EXERCISE INSTRUCTIONS: Tally up every line in the records beneath that has "sizeof", and write down only the total.

Collection entries
------------------------------------------------------------
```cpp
extern "C" int misift_ctx_set_stream(misift_ctx *ctx, void *stream)
{
  ARG_CHECK(ctx != nullptr);
  ctx->stream = (hipStream_t)stream;
// ... 555 lines not shown
      L.img_off = (long long)(lv[o].img - d_scratch);
      L.subsampling = (float)(1 << (num_octaves - o));
      L.lowest_scale = lowest_scale / L.subsampling;
      size_t c = (size_t)L.w * L.h / 4;
      if (c < 16384) c = 16384;
      L.cand_cap = (unsigned)c;
      L.cand_off = off;
      off += L.cand_cap;
      tapsv[o] = octave_taps(table, o);
    }
    rc = misift_ensure_frames(ctx, nframes, off);
    if (rc) return rc;
    rc = ensure_det(ctx, nframes, max_pts);
    if (rc) return rc;
  }
  bool scanned = false;
  if (ctx->opt.fused && ctx->split_tail && nframes >= ctx->split_tail && !ctx->in_capture && first_down_done &&
      num_octaves >= 3 && ctx->stream2) {
    HIP_TRY(hipEventRecord(ctx->ev_fork, ctx->stream));
    HIP_TRY(hipStreamWaitEvent(ctx->stream2, ctx->ev_fork, 0));
    rc = launch_dog_scan_all(ctx, d_scratch, P, tapsv.data(), thresh, 0, 2);
    if (rc) return rc;
    hipStream_t saved = ctx->stream;
    ctx->stream = ctx->stream2;
    for (int o = num_octaves - 1; o >= 2 && !rc; o--) {
      const Level &src = lv[o], &dst = lv[o - 1];
      StripGeom g = make_geom(ctx, src.w, src.h, src.p, nframes, SS, dst.w, dst.h, 62);
      rc = launch_scaledown(ctx, src.img, g, dst.img, dst.p, SS, k5);
    }
    if (!rc) rc = launch_dog_scan_all(ctx, d_scratch, P, tapsv.data(), thresh, 2, num_octaves);
    ctx->stream = saved;
    if (rc) return rc;
    HIP_TRY(hipEventRecord(ctx->ev_join, ctx->stream2));
    HIP_TRY(hipStreamWaitEvent(ctx->stream, ctx->ev_join, 0));
    scanned = true;
  }
  const bool chained = !scanned && !tiny && nframes <= ctx->chain_max_frames;
  ChainGeom embed;
  bool embedded = false;
  if (chained && ctx->opt.fused && ctx->chain_embed && ctx->want_export && first_down_done && num_octaves >= 3 &&
      num_octaves - 2 <= 3) {
    const int o = num_octaves - 1, nlev = o - 1;
    int dims[4][3];
    long long offs[4];
    for (int k = 0; k <= nlev; k++) {
      dims[k][0] = lv[o - k].w; dims[k][1] = lv[o - k].h; dims[k][2] = lv[o - k].p;
      offs[k] = (long long)(lv[o - k].img - d_scratch);
    }
    rc = make_chain_geom(&embed, SS, dims, offs, nlev, 4);
    if (rc) return rc;
    embedded = true;
  }
  for (int o = num_octaves; o >= 2 && !scanned && !embedded;) {
    if (o == num_octaves && first_down_done) { o--; continue; }
    if (chained) {
      const int nlev = (o - 1) < 3 ? (o - 1) : 3;
      int dims[4][3];
      long long offs[4];
      for (int k = 0; k <= nlev; k++) {
        dims[k][0] = lv[o - k].w; dims[k][1] = lv[o - k].h; dims[k][2] = lv[o - k].p;
        offs[k] = (long long)(lv[o - k].img - d_scratch);
      }
      rc = launch_scaledown_chain(ctx, d_scratch, SS, nframes, dims, offs, nlev, k5);
      if (rc) return rc;
      o -= nlev;
      continue;
    }
    const Level &src = lv[o], &dst = lv[o - 1];
    if (dst.w < 1 || dst.h < 1) break;
    StripGeom g = make_geom(ctx, src.w, src.h, src.p, nframes, SS, dst.w, dst.h, 62);
    rc = launch_scaledown(ctx, src.img, g, dst.img, dst.p, SS, k5);
    if (rc) return rc;
    o--;
  }
  if (ctx->opt.fused) {
    if (!scanned) {
      rc = launch_dog_scan_all(ctx, d_scratch, P, tapsv.data(), thresh, 0, num_octaves, embedded ? &embed : nullptr, k5);
      if (rc) return rc;
    }
    rc = launch_refine_all(ctx, d_scratch, P, tapsv.data(), thresh, 10.0f, 1.0f / NUM_SCALES, max_pts);
    if (rc) return rc;
    const bool binned = (ctx->bin_detections && nframes >= ctx->bin_min_frames) || ctx->opt.deterministic;
    ctx->cur_binned = binned ? 1 : 0;
    ctx->cur_balanced = 0;
    if (binned) {
      rc = launch_bin_detections(ctx, P, max_pts);
      if (rc) return rc;
    }
    if (ctx->fuse_orient && !binned && !ctx->pack_dst && nframes <= ctx->small_frames && ctx->tile_descr && !ctx->tile_orient &&
        !ctx->in_capture)
      return launch_orient_descr_fused(ctx, d_scratch, P, pts, max_pts);
    rc = launch_orient_all(ctx, d_scratch, P, pts, max_pts);
    if (rc) return rc;
    if (ctx->opt.deterministic) {
// ... 78 lines not shown
    if (ctx->pending_big.valid) {
      bool any = false;
      for (int f = 0; f < nframes; f++) any = any || ctx->h_counters[(size_t)f * CNT_STRIDE + CNT_BIG] != 0;
      if (!any) ctx->pending_big.valid = 0;
      else {
        rc = launch_descr_big_pending(ctx);
        if (!rc) rc = wait_host_flag(ctx, ctx->h_counters + (size_t)nframes * CNT_STRIDE, ctx->export_seq);
        if (rc) return rc;
      }
    }
  } else {
    HIP_TRY(hipMemcpyAsync(ctx->h_counters, ctx->d_counters, sizeof(unsigned) * CNT_STRIDE * (size_t)nframes,
                           hipMemcpyDeviceToHost, ctx->stream));
    HIP_TRY(hipStreamSynchronize(ctx->stream));
  }
  if (ctx->h_counters[CNT_CHAINTMO]) return MISIFT_RETRY_CHAIN;
  if (ctx->h_counters[CNT_FUSETMO]) return MISIFT_RETRY_FUSE;
  const int slot = 2 * num_octaves + (ctx->opt.fix_numpts ? 1 : 0);
  for (int f = 0; f < nframes; f++) {
    const unsigned c = ctx->h_counters[(size_t)f * CNT_STRIDE + slot];
    num_pts_out[f] = (int)(c < (unsigned)max_pts ? c : (unsigned)max_pts);
    if (ctx->h_counters[(size_t)f * CNT_STRIDE + CNT_CANDOVF]) *cand_overflow = true;
  }
  return MISIFT_OK;
}

static int enqueue_via_graph(misift_ctx *ctx, const CallKey &key, const void *d_imgs, long long frame_stride,
                             float *d_scratch, SiftPointD *pts)
{
  CtxExtra *x = extra(ctx);
  if (!x->graph_mode || ctx->profile || !d_scratch || key.scale_up || !key.fused) return 0;
// ... 851 lines not shown
```

### cudasift_amd/csrc/pipeline.hip

```cpp
#include <string.h>
#include <vector>
#include "common.hpp"

__global__ __launch_bounds__(1024) void export_counts_kernel(const unsigned *__restrict__ counters, int nframes, int slot,
                                                              int max_pts, int *__restrict__ counts,
                                                              int *__restrict__ offsets, int staged_noct)
{
  __shared__ int wave_tot[16];
  __shared__ int carry_s;
  const int tid = threadIdx.x, lane = tid & 63, wave = tid >> 6;
  if (tid == 0) carry_s = 0;
  __syncthreads();
  for (int f0 = 0; f0 < nframes; f0 += 1024) {
    const int f = f0 + tid;
    int c = 0;
    if (f < nframes) {
      const unsigned *cnt = counters + (size_t)f * CNT_STRIDE;
      unsigned n = cnt[slot];
      if (staged_noct > 0) {
        n = 0;
        for (int k = 1; k <= staged_noct; k++) {
          n += cnt[CNT_DET + k];
          if (k < staged_noct || (slot & 1)) n += cnt[CNT_DUP + k];
        }
      }
      c = (int)(n < (unsigned)max_pts ? n : (unsigned)max_pts);
      counts[f] = cnt[CNT_CANDOVF] ? -1 : c;
      if (cnt[CNT_CANDOVF]) c = 0;
    }
    if (!offsets) continue;
    int incl = c;
    for (int d = 1; d < 64; d <<= 1) {
      const int o = __shfl_up(incl, d, 64);
      if (lane >= d) incl += o;
    }
    if (lane == 63) wave_tot[wave] = incl;
    __syncthreads();
    int base = carry_s;
    for (int w = 0; w < wave; w++) base += wave_tot[w];
    if (f < nframes) offsets[f] = base + incl - c;
    __syncthreads();
    if (tid == 1023) carry_s = base + incl;
    __syncthreads();
// ... 159 lines not shown
    misift_set_error("misift_pipe_submit: invalid argument");
    return MISIFT_EINVAL;
  }
  if (p->submitted - p->collected >= p->depth) {
    misift_set_error("misift_pipe_submit: all %d slots are in flight — collect a batch first", p->depth);
    return MISIFT_EINVAL;
  }
  misift_ctx *ctx = p->ctx;
  HIP_TRY(hipSetDevice(ctx->device));
  PipeSlot &s = p->slots[p->submitted % p->depth];
  const size_t elem = p->src_u8 ? 1 : sizeof(float);
  HIP_TRY(hipMemcpyAsync(s.d_frames, host_frames, elem * p->frame_elems * nframes, hipMemcpyHostToDevice, p->s_up));
  HIP_TRY(hipEventRecord(s.ev_uploaded, p->s_up));
  HIP_TRY(hipStreamWaitEvent(p->s_compute, s.ev_uploaded, 0));
  hipStream_t saved = ctx->stream;
  const int saved_split = ctx->split_tail;
  ctx->stream = p->s_compute;
  ctx->split_tail = 0;
  const int fused_saved = ctx->opt.fused;
  if (misift_tiny_call(p->width, p->height, p->num_octaves)) ctx->opt.fused = 0;
  int rc = misift_extract_enqueue(ctx, s.d_frames, p->src_u8, nframes, (long long)p->frame_elems, p->width, p->height,
                                  p->width, p->num_octaves, p->init_blur, p->thresh, p->lowest_scale, 0, p->d_scratch,
                                  p->d_pts, p->max_pts);
  if (!rc) rc = launch_export_counts(ctx, nframes, p->num_octaves, p->max_pts, s.d_counts, s.d_counts + p->batch);
  if (!rc) rc = launch_pack_records(ctx, p->d_pts, p->max_pts, nframes, s.d_counts + p->batch, s.d_packed);
  ctx->stream = saved;
  ctx->split_tail = saved_split;
  ctx->opt.fused = fused_saved;
  if (rc) return rc;
  HIP_TRY(hipEventRecord(s.ev_done, p->s_compute));
  HIP_TRY(hipStreamWaitEvent(p->s_down, s.ev_done, 0));
  HIP_TRY(hipMemcpyAsync(s.h_counts, s.d_counts, sizeof(int) * (2 * (size_t)p->batch + 1), hipMemcpyDeviceToHost,
                         p->s_down));
  HIP_TRY(hipEventRecord(s.ev_counts, p->s_down));
  s.nframes = nframes;
  p->submitted++;
  return MISIFT_OK;
}

extern "C" int misift_pipe_collect(misift_pipe *p, int *nframes_out, int *counts_out, void *host_records,
                                   size_t capacity_records, size_t *nrecords_out)
{
// ... 72 lines not shown
```

Before: 58000.

## Embed staged scaledown chain into DoG scan launch, replacing second-stream split tail

Removes the two-stream split-tail path that forked the lower-octave scaledowns and scans onto a high-priority stream. For large batches it now embeds the lower-octave scaledowns as extra workgroups in the first DoG scan launch. These workgroups run in stages, and each stage waits on per-frame completion flags and tickets before reading the level above it. The scaledown body is factored into a shared device function with a write-through store variant. This removes separate kernel launches and event syncs, at the cost of spin-waiting workgroups, a timeout fallback reported per frame, and a dependence on workgroup scheduling order.

```diff
diff --git a/cudasift_amd/csrc/chain.hpp b/cudasift_amd/csrc/chain.hpp
--- a/cudasift_amd/csrc/chain.hpp
+++ b/cudasift_amd/csrc/chain.hpp
@@ -3,11 +3,17 @@
 
 #define CHAIN_MAX_LEVELS 3
 struct ChainLevel { int w, h, p; long long off; };
+struct ChainStage { int nstrips, nsegs, seg_rows; unsigned wg_begin; };
 struct ChainGeom {
   int K, T, tiles_x, tiles_y;
+  int staged;
+  int nwg;
   long long frame_stride;
   ChainLevel lv[CHAIN_MAX_LEVELS + 1];
+  ChainStage st[CHAIN_MAX_LEVELS];
 };
+#define CHAIN_FLAG_DONE 0x80000000u
+#define CHAIN_FLAG_FAILED 0x40000000u
 
 static inline int chain_lds_floats(int K, int T)
 {
@@ -18,6 +24,87 @@
 #define CHAIN_LDS_FLOATS_EMBED (53 * 53 + 53 * 25 + 25 * 25)
 
 #ifdef __HIPCC__
+#define SD_OUT_LANES 62
+typedef float sd_v4f __attribute__((ext_vector_type(4)));
+template <bool WT>
+__device__ __forceinline__ void sd_store1(float *p, float v)
+{
+  if (WT) __hip_atomic_store(p, v, __ATOMIC_RELAXED, __HIP_MEMORY_SCOPE_AGENT);
+  else *p = v;
+}
+template <int FAST, bool WT>
+__device__ __forceinline__ void scaledown_item(const float *__restrict__ img, int width, int height, int pitch,
+                                               float *__restrict__ out, int dpitch, int strip, int y0, int y1,
+                                               const Taps5 &t, bool sal, bool dal)
+{
+  const int lane = threadIdx.x & 63;
+  const int q = strip * SD_OUT_LANES + lane - 1;
+  const int w2 = width / 2;
+  const float k0 = t.k[0], k1 = t.k[1], k2 = t.k[2];
+
+  const QuadCol qa = make_quadcol(2 * q, width), qb = make_quadcol(2 * q + 1, width);
+  struct Raw2 { float4 A, B; };
+  auto ldraw = [&](int y) -> Raw2 {
+    const float *row = img + (size_t)clampi(y, 0, height - 1) * pitch;
+    Raw2 r;
+    r.A = load_quad_t<FAST>(row, 2 * q, width, sal, qa);
+    r.B = load_quad_t<FAST>(row, 2 * q + 1, width, sal, qb);
+    return r;
+  };
+  auto hfilt = [&](const Raw2 &rw) -> float4 {
+    const float4 A = rw.A, B = rw.B;
+    const float lz = lane_from_left(B.z), lw = lane_from_left(B.w);
+    const float rx = lane_from_right(A.x);
+    float4 h;
+    float s;
+    s = __builtin_fmaf(k0, lz + A.z, k1 * (lw + A.y));  h.x = __builtin_fmaf(k2, A.x, s);
+    s = __builtin_fmaf(k0, A.x + B.x, k1 * (A.y + A.w)); h.y = __builtin_fmaf(k2, A.z, s);
+    s = __builtin_fmaf(k0, A.z + B.z, k1 * (A.w + B.y)); h.z = __builtin_fmaf(k2, B.x, s);
+    s = __builtin_fmaf(k0, B.x + rx, k1 * (B.y + B.w)); h.w = __builtin_fmaf(k2, B.z, s);
+    return h;
+  };
+  auto vcomb = [&](float a0, float a1, float a2, float a3, float a4) -> float {
+    float s = __builtin_fmaf(k2, a2, k0 * (a0 + a4));
+    s = __builtin_fmaf(k1, a1 + a3, s);
+    return s;
+  };
+
+  auto hrow = [&](int y) -> float4 { return hfilt(ldraw(y)); };
+  const bool writer = lane >= 1 && lane <= SD_OUT_LANES && 4 * q < w2;
+  const bool fast_store = FAST && (w2 & 3) == 0 && dal;
+  float4 t0 = hrow(2 * y0 - 2), t1 = hrow(2 * y0 - 1), t2 = hrow(2 * y0), t3, t4;
+  Raw2 ra = ldraw(2 * y0 + 1), rb = ldraw(2 * y0 + 2), rc = ldraw(2 * y0 + 3), rd = ldraw(2 * y0 + 4);
+  for (int y = y0; y < y1; y++) {
+    const Raw2 na = ldraw(2 * y + 5), nb = ldraw(2 * y + 6);
+    t3 = hfilt(ra);
+    t4 = hfilt(rb);
+    ra = rc; rb = rd; rc = na; rd = nb;
+    float4 o;
+    o.x = vcomb(t0.x, t1.x, t2.x, t3.x, t4.x);
+    o.y = vcomb(t0.y, t1.y, t2.y, t3.y, t4.y);
+    o.z = vcomb(t0.z, t1.z, t2.z, t3.z, t4.z);
+    o.w = vcomb(t0.w, t1.w, t2.w, t3.w, t4.w);
+    if (writer) {
+      float *row = out + (size_t)y * dpitch;
+      const int x = 4 * q;
+      if (fast_store || (dal && x + 3 < w2)) {
+        if (WT) {
+          const sd_v4f w = {o.x, o.y, o.z, o.w};
+          asm volatile("global_store_dwordx4 %0, %1, off sc1\n\ts_nop 1" ::"v"(reinterpret_cast<sd_v4f *>(row + x)), "v"(w) : "memory");
+        } else {
+          *reinterpret_cast<float4 *>(row + x) = o;
+        }
+      } else {
+        if (x < w2) sd_store1<WT>(row + x, o.x);
+        if (x + 1 < w2) sd_store1<WT>(row + x + 1, o.y);
+        if (x + 2 < w2) sd_store1<WT>(row + x + 2, o.z);
+        if (x + 3 < w2) sd_store1<WT>(row + x + 3, o.w);
+      }
+    }
+    t0 = t2; t1 = t3; t2 = t4;
+  }
+}
+
 __device__ __forceinline__ void scaledown_chain_block(float *__restrict__ scratch, const ChainGeom &G, const Taps5 &t,
                                                       int tile, int frame_index, float *lds)
 {
diff --git a/cudasift_amd/csrc/common.hpp b/cudasift_amd/csrc/common.hpp
--- a/cudasift_amd/csrc/common.hpp
+++ b/cudasift_amd/csrc/common.hpp
@@ -19,6 +19,8 @@
 #define CNT_BIG    48
 #define CNT_TICKET 49
 #define CNT_ORIDONE 50
+#define CNT_CHAIN_TICKET 58
+#define CNT_CHAIN_FLAG 61
 #define CNT_FUSETMO 31
 
 struct alignas(16) SiftPointD {
@@ -330,9 +332,7 @@
   void *d_match_tmp;
   size_t match_tmp_bytes;
   int num_cus;
-  int split_tail, in_capture;
-  hipStream_t stream2;
-  hipEvent_t ev_fork, ev_join;
+  int in_capture;
   int *pack_counts, *pack_offsets;
   SiftPointD *pack_dst;
   int orient_blocks_per_cu;
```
------------------------------------------------------------
TASK RESPONSE: 3